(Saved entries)
-- Opening Marker --

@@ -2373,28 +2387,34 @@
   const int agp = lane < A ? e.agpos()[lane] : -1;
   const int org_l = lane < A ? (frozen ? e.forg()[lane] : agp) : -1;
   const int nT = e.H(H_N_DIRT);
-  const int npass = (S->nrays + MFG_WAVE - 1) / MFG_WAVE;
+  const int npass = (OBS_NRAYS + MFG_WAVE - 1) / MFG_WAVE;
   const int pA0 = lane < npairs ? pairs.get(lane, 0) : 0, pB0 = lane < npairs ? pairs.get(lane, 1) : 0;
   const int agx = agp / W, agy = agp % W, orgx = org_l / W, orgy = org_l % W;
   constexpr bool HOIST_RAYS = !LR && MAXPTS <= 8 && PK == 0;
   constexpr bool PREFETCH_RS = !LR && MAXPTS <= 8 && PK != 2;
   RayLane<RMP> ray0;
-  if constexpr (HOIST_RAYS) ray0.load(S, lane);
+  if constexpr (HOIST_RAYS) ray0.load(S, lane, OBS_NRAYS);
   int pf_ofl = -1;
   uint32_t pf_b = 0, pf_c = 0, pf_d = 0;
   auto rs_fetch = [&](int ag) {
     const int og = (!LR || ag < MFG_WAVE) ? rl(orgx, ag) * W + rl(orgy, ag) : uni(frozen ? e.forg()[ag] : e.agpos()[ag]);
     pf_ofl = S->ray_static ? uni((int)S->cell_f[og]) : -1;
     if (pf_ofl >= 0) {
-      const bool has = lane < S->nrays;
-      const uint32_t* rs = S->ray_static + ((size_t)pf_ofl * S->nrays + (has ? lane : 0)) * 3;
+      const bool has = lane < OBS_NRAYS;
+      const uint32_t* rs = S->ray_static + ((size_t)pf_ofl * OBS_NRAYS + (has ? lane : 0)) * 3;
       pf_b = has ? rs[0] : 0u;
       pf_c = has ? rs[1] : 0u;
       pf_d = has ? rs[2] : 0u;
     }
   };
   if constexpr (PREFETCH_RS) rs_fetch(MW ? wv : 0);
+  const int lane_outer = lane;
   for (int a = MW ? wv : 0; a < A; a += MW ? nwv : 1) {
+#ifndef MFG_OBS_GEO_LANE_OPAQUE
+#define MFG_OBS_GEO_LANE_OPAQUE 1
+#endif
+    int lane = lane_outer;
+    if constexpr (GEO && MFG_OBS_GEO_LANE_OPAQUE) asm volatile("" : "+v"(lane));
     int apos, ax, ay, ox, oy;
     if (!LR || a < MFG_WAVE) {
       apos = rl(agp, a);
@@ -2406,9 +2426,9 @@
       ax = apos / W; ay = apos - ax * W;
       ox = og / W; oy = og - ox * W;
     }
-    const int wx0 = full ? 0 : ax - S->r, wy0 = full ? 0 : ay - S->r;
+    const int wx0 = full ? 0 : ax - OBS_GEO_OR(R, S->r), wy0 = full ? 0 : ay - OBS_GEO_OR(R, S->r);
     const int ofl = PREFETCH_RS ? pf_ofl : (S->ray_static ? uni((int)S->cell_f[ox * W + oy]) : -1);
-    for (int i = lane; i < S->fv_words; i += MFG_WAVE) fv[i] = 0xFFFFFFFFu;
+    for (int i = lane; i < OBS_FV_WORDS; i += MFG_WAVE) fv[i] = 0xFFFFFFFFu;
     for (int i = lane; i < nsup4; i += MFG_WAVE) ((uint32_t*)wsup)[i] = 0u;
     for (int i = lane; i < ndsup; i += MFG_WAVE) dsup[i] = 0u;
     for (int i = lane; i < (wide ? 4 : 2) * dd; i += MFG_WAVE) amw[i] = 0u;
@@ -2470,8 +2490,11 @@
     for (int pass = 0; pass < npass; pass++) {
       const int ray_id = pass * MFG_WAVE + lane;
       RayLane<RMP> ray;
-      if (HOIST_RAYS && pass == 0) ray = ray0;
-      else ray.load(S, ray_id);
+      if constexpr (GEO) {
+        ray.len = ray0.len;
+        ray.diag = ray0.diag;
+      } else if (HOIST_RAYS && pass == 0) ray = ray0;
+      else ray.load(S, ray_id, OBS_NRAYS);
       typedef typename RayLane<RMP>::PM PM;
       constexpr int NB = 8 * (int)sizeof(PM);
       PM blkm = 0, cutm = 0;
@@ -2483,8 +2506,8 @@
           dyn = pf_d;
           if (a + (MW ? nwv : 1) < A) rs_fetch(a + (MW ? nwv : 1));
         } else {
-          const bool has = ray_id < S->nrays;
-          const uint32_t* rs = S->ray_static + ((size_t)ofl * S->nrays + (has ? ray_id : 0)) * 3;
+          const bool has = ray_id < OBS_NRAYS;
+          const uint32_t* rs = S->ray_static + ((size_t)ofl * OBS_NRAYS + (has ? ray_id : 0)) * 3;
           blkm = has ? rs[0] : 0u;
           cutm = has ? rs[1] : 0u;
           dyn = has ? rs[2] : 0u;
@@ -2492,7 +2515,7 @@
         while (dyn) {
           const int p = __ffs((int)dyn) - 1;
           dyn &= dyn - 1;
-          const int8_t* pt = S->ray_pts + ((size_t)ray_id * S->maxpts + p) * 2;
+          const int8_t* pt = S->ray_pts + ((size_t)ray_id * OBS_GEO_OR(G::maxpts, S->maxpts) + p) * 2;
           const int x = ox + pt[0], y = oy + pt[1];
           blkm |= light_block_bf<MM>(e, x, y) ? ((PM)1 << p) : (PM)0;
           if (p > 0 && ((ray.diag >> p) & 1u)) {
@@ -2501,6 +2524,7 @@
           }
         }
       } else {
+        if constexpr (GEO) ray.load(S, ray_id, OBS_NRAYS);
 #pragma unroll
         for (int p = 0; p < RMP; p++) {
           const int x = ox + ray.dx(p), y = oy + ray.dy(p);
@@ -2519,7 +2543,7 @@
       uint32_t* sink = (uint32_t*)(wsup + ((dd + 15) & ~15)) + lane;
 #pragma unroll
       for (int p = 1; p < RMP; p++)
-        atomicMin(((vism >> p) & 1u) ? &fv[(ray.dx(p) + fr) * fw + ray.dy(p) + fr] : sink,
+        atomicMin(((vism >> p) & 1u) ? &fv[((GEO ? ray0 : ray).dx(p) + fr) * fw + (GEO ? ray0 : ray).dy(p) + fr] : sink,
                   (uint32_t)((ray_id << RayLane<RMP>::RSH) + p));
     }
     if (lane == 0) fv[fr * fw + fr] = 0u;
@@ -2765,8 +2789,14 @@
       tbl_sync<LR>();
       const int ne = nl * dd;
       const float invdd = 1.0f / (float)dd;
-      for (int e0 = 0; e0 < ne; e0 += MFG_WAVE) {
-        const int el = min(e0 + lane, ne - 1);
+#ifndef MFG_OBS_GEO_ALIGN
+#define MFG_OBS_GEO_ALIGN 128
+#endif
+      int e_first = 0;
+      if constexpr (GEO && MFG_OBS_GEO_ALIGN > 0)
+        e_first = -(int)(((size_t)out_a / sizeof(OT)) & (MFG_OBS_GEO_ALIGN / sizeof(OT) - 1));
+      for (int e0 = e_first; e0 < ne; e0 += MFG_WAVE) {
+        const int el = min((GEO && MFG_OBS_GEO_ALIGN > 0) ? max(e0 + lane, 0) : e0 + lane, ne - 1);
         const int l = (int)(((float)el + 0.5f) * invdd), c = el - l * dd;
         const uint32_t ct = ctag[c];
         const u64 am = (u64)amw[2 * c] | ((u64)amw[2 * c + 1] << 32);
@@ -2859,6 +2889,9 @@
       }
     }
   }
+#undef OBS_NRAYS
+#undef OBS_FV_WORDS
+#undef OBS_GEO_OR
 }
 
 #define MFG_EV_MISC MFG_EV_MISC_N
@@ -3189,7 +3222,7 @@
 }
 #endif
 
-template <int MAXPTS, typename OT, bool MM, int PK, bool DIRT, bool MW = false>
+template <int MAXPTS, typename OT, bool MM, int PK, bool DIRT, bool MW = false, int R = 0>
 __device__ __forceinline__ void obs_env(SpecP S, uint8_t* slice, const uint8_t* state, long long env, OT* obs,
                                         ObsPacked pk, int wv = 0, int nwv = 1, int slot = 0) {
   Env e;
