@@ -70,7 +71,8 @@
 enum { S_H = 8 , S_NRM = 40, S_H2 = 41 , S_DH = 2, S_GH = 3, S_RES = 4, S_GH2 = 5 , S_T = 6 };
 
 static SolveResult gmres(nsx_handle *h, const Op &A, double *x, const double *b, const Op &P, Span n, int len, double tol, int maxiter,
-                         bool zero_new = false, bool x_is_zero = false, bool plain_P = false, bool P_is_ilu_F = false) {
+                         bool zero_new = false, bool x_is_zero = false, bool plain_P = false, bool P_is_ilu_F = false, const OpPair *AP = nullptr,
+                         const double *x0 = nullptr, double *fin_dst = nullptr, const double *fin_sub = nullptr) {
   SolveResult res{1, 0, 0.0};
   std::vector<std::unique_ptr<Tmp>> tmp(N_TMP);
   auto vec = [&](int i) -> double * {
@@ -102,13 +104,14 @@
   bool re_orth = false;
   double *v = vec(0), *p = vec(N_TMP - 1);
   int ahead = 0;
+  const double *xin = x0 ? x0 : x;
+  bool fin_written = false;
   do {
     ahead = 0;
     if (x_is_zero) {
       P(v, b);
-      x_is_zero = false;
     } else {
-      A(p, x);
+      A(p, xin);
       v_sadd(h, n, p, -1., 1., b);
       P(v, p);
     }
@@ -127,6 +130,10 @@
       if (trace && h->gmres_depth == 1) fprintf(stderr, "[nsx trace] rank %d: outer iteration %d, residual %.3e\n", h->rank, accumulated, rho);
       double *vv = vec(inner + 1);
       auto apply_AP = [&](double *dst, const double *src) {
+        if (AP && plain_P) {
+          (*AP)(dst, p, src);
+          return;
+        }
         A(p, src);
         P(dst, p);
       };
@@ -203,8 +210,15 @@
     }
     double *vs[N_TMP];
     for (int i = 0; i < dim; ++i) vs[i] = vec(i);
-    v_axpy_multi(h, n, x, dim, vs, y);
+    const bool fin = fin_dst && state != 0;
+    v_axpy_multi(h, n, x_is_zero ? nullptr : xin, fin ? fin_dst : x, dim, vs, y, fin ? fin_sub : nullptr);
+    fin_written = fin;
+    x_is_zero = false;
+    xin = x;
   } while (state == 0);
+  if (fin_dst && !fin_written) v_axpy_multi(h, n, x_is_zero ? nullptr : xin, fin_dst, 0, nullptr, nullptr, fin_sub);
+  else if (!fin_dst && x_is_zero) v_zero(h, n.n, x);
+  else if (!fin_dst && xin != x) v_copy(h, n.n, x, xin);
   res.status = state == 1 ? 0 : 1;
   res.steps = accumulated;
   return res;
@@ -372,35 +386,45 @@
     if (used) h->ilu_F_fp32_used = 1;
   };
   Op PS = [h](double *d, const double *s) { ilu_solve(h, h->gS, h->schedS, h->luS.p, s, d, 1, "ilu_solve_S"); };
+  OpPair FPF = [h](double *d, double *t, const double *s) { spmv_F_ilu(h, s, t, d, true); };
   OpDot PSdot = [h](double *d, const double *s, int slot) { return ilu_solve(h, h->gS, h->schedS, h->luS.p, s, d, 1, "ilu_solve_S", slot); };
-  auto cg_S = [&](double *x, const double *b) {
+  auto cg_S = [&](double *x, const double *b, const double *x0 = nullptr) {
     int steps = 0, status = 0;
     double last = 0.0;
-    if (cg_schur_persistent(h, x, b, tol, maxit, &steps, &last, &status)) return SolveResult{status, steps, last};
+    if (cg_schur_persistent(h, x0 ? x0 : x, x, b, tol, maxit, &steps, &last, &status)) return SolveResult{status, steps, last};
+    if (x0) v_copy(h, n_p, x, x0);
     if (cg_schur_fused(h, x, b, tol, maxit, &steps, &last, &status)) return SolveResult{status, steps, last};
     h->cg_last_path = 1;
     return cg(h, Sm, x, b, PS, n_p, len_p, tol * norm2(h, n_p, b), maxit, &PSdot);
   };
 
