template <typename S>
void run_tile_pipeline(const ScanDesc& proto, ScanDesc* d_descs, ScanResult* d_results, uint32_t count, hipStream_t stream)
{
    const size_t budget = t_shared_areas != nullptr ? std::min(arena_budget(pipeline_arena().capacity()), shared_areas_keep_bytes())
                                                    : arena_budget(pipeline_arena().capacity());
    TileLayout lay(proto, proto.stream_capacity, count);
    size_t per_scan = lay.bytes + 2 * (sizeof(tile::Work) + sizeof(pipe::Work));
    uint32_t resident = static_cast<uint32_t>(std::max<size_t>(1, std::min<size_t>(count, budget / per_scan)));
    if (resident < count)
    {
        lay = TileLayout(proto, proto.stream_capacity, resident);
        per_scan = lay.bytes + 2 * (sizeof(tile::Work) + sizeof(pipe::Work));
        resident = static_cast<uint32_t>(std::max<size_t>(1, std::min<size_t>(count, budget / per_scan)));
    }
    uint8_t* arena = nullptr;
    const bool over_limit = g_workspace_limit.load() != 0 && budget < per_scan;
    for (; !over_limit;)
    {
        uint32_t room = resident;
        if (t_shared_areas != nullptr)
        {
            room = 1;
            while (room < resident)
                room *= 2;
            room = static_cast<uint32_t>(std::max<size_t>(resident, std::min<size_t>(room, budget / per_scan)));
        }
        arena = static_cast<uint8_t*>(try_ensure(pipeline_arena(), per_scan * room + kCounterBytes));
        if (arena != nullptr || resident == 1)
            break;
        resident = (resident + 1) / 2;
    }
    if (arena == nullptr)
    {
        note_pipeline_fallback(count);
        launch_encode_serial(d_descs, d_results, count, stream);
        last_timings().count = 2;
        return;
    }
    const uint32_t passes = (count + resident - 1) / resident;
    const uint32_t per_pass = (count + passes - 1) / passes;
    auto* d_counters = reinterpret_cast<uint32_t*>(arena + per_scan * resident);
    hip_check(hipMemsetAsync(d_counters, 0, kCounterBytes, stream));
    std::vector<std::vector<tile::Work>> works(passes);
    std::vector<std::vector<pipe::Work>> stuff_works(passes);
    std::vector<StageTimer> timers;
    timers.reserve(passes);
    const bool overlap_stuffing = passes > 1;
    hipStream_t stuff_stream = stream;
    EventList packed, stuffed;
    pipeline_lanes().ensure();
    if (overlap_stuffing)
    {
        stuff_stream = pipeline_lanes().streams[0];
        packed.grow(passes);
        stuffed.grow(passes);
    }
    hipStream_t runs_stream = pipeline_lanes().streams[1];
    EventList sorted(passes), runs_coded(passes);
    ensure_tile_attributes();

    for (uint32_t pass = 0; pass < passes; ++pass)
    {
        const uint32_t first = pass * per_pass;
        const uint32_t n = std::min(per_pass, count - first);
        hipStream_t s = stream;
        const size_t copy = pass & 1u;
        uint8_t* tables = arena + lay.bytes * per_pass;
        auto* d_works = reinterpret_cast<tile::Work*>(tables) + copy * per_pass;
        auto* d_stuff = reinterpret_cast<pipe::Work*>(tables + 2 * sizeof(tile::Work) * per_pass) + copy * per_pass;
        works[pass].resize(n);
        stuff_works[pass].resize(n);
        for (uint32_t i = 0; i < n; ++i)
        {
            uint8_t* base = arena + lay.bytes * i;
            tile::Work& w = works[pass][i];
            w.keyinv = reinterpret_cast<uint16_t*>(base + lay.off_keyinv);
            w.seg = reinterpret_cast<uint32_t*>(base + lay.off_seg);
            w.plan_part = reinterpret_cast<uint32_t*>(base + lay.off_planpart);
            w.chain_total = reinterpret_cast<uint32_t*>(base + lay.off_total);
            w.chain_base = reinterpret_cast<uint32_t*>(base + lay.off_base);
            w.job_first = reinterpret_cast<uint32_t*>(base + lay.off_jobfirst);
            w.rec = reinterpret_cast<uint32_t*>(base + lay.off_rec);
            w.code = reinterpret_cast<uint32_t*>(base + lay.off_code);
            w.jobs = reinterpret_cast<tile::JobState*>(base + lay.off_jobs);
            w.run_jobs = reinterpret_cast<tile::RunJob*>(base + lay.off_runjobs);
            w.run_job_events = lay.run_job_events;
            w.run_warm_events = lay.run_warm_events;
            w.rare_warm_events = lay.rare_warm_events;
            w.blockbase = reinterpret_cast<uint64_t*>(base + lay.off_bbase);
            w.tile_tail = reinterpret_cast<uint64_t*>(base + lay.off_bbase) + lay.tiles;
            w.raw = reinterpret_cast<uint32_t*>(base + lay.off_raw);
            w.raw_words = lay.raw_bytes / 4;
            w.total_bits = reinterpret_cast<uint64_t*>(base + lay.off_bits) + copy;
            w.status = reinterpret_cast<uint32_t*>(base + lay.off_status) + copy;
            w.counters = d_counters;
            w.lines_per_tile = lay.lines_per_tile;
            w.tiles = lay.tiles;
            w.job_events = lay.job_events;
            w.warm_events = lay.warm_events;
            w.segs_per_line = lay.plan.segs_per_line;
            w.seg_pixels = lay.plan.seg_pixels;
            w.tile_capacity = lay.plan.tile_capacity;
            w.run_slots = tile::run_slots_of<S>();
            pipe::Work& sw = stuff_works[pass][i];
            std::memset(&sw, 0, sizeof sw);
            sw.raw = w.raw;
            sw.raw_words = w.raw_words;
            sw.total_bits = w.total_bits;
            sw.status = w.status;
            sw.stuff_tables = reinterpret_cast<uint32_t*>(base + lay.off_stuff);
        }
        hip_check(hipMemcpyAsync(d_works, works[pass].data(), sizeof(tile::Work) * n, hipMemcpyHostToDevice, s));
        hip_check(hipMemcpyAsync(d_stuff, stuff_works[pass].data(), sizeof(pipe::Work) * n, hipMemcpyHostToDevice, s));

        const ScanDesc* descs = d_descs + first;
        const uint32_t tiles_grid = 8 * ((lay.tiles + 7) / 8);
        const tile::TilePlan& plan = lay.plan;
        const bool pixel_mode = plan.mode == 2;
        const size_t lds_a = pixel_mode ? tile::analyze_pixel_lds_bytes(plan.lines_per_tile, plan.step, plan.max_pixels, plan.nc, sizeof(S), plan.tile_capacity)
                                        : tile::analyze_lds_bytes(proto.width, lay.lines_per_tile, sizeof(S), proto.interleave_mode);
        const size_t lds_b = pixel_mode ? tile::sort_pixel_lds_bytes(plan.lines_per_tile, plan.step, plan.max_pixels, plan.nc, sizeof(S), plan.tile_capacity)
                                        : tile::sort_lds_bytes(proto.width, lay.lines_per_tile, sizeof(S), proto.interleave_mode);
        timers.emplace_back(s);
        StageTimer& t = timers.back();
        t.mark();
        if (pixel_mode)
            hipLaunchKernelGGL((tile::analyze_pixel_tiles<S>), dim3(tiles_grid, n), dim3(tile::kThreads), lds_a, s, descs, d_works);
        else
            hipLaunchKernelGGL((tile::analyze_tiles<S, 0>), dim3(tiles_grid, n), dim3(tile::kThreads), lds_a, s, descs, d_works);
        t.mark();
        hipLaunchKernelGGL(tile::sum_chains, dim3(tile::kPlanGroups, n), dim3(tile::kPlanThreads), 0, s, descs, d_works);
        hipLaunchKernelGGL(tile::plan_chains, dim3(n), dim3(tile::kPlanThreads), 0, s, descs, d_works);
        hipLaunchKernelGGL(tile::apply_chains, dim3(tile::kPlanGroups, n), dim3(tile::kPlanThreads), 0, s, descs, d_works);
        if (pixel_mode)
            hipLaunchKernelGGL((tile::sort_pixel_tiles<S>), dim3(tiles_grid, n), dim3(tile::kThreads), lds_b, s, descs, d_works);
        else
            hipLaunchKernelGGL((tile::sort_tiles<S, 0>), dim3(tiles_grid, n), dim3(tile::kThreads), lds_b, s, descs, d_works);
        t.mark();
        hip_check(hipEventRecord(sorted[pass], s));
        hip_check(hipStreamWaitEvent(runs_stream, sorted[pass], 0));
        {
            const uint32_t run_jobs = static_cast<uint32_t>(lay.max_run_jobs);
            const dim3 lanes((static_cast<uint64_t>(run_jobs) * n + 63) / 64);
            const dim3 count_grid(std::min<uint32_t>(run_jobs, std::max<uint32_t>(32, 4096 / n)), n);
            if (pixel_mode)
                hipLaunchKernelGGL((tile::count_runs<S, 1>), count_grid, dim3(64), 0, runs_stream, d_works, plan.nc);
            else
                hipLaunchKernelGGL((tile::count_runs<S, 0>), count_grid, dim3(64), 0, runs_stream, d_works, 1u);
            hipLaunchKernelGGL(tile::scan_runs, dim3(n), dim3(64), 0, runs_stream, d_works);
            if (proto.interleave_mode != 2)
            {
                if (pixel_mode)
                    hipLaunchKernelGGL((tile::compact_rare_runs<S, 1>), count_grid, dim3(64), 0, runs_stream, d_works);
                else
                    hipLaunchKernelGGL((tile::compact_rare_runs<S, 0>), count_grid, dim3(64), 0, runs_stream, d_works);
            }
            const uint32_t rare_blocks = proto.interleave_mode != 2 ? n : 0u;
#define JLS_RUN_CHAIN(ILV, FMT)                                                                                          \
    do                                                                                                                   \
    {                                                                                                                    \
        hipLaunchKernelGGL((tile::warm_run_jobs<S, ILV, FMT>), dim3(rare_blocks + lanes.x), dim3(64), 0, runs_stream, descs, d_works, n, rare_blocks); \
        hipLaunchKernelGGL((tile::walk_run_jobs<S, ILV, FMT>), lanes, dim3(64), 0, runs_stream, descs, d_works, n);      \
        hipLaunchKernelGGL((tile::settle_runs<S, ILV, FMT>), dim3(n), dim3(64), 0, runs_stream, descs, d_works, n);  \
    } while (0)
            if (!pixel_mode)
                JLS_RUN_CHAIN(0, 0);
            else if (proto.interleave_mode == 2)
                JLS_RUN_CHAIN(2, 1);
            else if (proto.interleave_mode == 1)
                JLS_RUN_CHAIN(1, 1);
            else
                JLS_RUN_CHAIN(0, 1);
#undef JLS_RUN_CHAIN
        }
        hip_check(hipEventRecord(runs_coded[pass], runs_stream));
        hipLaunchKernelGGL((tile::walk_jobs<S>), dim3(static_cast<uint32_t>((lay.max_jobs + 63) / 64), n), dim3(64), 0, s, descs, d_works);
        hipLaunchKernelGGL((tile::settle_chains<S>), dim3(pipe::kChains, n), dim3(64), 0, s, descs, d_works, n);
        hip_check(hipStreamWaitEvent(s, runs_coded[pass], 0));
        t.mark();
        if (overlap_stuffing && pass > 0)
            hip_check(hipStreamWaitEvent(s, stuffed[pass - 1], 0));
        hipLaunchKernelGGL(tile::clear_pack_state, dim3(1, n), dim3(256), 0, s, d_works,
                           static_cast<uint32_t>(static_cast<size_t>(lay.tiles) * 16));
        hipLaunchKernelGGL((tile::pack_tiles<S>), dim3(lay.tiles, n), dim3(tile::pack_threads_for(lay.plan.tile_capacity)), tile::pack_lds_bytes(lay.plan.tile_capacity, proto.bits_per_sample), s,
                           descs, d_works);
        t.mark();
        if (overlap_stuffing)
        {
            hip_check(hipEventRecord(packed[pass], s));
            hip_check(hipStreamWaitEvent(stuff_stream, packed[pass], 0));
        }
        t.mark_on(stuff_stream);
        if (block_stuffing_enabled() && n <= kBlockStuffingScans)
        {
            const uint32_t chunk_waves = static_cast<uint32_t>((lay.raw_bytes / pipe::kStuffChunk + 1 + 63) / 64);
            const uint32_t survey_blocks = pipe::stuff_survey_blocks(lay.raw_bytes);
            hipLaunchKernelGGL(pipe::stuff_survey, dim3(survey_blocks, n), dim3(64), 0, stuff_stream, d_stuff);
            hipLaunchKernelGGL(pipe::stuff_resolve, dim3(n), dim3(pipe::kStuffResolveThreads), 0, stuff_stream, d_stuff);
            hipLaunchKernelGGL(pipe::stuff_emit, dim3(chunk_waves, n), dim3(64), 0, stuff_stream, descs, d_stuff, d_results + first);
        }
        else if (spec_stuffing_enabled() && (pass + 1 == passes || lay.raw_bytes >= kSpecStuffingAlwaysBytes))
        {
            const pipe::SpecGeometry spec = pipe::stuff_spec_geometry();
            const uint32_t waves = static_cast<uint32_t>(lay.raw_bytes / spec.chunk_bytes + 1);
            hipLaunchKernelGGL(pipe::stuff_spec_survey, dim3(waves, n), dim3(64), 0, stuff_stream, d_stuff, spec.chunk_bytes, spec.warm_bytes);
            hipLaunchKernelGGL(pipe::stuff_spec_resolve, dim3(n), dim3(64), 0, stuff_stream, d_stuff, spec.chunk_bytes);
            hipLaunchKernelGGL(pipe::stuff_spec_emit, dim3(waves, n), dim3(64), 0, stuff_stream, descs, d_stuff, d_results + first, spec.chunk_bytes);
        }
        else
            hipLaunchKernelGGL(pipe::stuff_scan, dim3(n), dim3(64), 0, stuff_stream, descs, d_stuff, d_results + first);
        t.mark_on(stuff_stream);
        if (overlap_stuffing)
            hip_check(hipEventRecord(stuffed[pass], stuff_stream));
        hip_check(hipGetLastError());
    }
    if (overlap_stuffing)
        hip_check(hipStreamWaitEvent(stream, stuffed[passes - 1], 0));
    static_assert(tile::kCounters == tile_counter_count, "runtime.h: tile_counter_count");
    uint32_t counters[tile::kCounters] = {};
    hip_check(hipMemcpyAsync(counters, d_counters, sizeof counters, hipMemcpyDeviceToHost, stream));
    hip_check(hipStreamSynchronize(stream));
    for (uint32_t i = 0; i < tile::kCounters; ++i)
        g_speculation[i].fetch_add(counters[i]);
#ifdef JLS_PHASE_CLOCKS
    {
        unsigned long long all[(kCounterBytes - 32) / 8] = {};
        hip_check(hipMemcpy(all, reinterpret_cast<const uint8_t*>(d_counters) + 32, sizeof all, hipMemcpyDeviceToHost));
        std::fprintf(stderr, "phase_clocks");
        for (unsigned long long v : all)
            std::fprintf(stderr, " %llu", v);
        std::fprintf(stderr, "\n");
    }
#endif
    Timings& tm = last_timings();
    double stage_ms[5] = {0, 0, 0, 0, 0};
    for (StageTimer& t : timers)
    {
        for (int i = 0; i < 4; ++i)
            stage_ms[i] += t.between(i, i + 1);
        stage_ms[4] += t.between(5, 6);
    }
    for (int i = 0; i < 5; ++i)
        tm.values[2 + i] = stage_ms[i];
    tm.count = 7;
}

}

-- Closing Marker --

YOUR INSTRUCTIONS
Taking the entries above, write out exactly the lines starting with the line containing "min(e0 + lane, ne - 1);" and going on through the line containing "e0 = e_first;", both included, and nothing else.

ANSWER SECTION
-        const int el = min(e0 + lane, ne - 1);
+#ifndef MFG_OBS_GEO_ALIGN
+#define MFG_OBS_GEO_ALIGN 128
+#endif
+      int e_first = 0;
+      if constexpr (GEO && MFG_OBS_GEO_ALIGN > 0)
+        e_first = -(int)(((size_t)out_a / sizeof(OT)) & (MFG_OBS_GEO_ALIGN / sizeof(OT) - 1));
+      for (int e0 = e_first; e0 < ne; e0 += MFG_WAVE) {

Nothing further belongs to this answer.